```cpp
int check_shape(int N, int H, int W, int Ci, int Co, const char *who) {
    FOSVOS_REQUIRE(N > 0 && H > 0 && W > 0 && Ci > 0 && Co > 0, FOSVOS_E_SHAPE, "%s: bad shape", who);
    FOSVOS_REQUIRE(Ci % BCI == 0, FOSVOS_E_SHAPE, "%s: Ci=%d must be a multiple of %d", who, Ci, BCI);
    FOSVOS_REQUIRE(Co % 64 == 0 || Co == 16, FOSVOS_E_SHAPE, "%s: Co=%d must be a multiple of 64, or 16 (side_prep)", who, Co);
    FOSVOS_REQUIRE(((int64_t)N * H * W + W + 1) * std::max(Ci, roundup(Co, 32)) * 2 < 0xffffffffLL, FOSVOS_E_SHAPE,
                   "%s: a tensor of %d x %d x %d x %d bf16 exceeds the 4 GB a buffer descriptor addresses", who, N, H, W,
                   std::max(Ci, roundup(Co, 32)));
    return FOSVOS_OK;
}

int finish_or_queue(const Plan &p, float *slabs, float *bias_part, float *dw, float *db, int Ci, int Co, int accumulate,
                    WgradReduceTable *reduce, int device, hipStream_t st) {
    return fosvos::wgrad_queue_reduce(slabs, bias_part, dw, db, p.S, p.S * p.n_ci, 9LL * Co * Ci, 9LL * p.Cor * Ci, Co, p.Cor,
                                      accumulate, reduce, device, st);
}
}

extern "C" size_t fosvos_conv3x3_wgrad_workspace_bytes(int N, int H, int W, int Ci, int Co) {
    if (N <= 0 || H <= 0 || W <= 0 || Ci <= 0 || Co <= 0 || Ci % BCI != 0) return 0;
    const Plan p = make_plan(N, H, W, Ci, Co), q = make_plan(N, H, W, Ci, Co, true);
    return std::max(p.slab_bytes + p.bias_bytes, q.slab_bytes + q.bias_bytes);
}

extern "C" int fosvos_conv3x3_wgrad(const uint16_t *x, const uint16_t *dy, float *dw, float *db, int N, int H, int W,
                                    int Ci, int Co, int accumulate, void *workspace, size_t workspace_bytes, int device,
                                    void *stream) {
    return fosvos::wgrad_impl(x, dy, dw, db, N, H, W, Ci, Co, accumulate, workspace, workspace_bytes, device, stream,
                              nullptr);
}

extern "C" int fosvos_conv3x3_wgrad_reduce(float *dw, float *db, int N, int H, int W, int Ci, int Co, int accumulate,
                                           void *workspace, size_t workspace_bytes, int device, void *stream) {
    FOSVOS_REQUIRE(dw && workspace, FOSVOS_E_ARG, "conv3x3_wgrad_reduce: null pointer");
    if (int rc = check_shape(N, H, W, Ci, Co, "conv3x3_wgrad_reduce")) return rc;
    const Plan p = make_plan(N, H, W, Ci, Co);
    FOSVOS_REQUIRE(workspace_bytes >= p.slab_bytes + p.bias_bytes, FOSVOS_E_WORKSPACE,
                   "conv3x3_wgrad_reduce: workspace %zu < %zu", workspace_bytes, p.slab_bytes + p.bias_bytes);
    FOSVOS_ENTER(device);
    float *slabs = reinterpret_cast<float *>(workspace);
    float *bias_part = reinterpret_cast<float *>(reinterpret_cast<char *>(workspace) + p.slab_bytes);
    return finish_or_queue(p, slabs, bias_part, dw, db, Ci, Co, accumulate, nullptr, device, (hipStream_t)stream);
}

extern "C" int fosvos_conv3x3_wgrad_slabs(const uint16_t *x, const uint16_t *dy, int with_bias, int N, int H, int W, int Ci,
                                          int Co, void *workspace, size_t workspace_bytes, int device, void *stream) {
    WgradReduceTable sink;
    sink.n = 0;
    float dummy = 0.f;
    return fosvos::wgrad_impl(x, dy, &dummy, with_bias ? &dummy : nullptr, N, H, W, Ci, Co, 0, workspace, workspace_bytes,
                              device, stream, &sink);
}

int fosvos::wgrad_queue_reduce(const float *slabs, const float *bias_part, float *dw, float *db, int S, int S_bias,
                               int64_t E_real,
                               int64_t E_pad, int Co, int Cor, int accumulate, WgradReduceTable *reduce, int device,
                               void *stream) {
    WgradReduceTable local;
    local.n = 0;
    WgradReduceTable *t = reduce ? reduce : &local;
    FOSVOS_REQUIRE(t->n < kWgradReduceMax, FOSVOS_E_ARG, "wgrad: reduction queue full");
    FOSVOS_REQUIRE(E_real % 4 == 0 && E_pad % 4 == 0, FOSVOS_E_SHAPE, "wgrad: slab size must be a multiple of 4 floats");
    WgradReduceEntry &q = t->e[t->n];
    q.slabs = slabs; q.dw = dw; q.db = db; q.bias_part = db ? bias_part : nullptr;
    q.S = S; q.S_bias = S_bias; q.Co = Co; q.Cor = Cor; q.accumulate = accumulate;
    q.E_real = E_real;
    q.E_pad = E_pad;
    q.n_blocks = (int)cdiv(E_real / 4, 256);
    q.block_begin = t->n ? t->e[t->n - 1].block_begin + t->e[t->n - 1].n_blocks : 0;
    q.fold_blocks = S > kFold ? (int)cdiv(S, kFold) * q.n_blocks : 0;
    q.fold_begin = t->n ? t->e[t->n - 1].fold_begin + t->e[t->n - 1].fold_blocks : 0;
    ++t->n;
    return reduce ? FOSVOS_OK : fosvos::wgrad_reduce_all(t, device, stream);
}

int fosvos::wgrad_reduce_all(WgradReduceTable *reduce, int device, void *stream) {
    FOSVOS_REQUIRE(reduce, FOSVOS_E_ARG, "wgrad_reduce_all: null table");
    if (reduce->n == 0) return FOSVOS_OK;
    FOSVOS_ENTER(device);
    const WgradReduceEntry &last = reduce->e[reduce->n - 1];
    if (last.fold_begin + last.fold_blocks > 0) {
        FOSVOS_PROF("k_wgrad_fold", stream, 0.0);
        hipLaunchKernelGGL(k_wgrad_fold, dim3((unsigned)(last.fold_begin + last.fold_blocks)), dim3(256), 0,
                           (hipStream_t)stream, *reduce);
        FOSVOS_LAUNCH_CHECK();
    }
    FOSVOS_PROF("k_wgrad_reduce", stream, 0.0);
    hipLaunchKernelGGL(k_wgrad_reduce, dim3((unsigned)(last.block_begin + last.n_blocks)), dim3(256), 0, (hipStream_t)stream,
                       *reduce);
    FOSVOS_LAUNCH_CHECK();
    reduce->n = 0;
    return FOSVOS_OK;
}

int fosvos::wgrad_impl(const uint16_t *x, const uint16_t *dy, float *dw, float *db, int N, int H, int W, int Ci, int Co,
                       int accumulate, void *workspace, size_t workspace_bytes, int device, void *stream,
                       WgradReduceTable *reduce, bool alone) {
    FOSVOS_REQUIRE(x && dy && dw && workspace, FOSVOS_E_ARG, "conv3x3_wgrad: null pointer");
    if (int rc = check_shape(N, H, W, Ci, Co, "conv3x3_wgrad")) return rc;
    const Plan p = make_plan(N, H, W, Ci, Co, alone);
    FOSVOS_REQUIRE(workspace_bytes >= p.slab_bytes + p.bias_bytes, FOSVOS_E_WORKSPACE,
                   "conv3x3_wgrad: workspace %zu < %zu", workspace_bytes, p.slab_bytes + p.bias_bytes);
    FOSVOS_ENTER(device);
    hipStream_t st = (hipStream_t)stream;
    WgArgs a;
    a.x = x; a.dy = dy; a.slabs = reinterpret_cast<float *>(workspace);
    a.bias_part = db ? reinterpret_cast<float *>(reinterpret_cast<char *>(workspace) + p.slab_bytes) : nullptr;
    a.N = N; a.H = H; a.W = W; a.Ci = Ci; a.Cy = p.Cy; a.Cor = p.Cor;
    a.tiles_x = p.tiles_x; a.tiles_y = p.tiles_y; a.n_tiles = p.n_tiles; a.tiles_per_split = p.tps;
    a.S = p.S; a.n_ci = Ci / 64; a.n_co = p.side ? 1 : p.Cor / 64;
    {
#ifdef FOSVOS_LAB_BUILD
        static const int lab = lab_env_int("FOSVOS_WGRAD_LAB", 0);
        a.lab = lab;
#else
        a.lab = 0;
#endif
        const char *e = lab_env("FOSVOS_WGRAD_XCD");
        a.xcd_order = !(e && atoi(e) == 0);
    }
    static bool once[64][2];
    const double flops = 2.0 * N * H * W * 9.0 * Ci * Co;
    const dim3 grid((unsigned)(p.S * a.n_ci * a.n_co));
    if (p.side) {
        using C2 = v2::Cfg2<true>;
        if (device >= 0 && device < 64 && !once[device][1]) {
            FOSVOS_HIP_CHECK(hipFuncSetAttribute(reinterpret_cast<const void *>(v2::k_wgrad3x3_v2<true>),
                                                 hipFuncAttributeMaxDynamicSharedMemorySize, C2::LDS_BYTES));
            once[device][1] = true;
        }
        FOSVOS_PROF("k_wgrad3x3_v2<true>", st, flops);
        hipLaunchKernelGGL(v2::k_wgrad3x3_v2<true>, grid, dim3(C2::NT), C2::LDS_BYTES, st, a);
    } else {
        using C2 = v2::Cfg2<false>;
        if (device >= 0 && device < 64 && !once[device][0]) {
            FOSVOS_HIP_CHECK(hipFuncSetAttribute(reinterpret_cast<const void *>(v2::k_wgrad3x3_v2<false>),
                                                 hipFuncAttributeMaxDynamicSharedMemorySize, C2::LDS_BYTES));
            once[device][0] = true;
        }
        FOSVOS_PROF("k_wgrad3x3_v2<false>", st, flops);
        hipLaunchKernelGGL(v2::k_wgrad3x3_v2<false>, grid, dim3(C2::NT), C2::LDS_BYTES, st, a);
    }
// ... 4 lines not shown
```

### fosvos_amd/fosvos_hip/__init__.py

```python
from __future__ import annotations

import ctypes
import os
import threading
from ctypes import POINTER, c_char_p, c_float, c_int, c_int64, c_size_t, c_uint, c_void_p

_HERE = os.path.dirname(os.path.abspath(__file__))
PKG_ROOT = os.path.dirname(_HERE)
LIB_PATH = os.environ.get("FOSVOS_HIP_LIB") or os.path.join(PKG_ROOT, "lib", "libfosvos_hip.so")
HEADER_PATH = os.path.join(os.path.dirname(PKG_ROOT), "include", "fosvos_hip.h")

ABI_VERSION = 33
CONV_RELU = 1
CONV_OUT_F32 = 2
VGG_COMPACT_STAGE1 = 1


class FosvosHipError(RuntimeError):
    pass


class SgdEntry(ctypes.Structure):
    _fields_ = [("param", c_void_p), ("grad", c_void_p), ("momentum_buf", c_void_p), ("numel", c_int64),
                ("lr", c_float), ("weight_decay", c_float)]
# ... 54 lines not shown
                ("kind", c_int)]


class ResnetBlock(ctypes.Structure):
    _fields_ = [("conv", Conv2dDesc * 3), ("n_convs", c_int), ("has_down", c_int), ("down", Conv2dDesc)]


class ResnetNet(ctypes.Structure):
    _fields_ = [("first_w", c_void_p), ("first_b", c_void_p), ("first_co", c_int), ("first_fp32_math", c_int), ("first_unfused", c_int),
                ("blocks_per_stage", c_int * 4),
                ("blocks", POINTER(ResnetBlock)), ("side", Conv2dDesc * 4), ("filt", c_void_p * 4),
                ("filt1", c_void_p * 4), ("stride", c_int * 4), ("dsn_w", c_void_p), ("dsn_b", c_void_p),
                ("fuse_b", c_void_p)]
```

◆ ◆ ◆ ◆ ◆ ◆ ◆

Only lines containing "once" belong in the answer; copy every such line from the records.

- Solution to this task -
    static bool once[64][2];
        if (device >= 0 && device < 64 && !once[device][1]) {
            once[device][1] = true;
        if (device >= 0 && device < 64 && !once[device][0]) {
            once[device][0] = true;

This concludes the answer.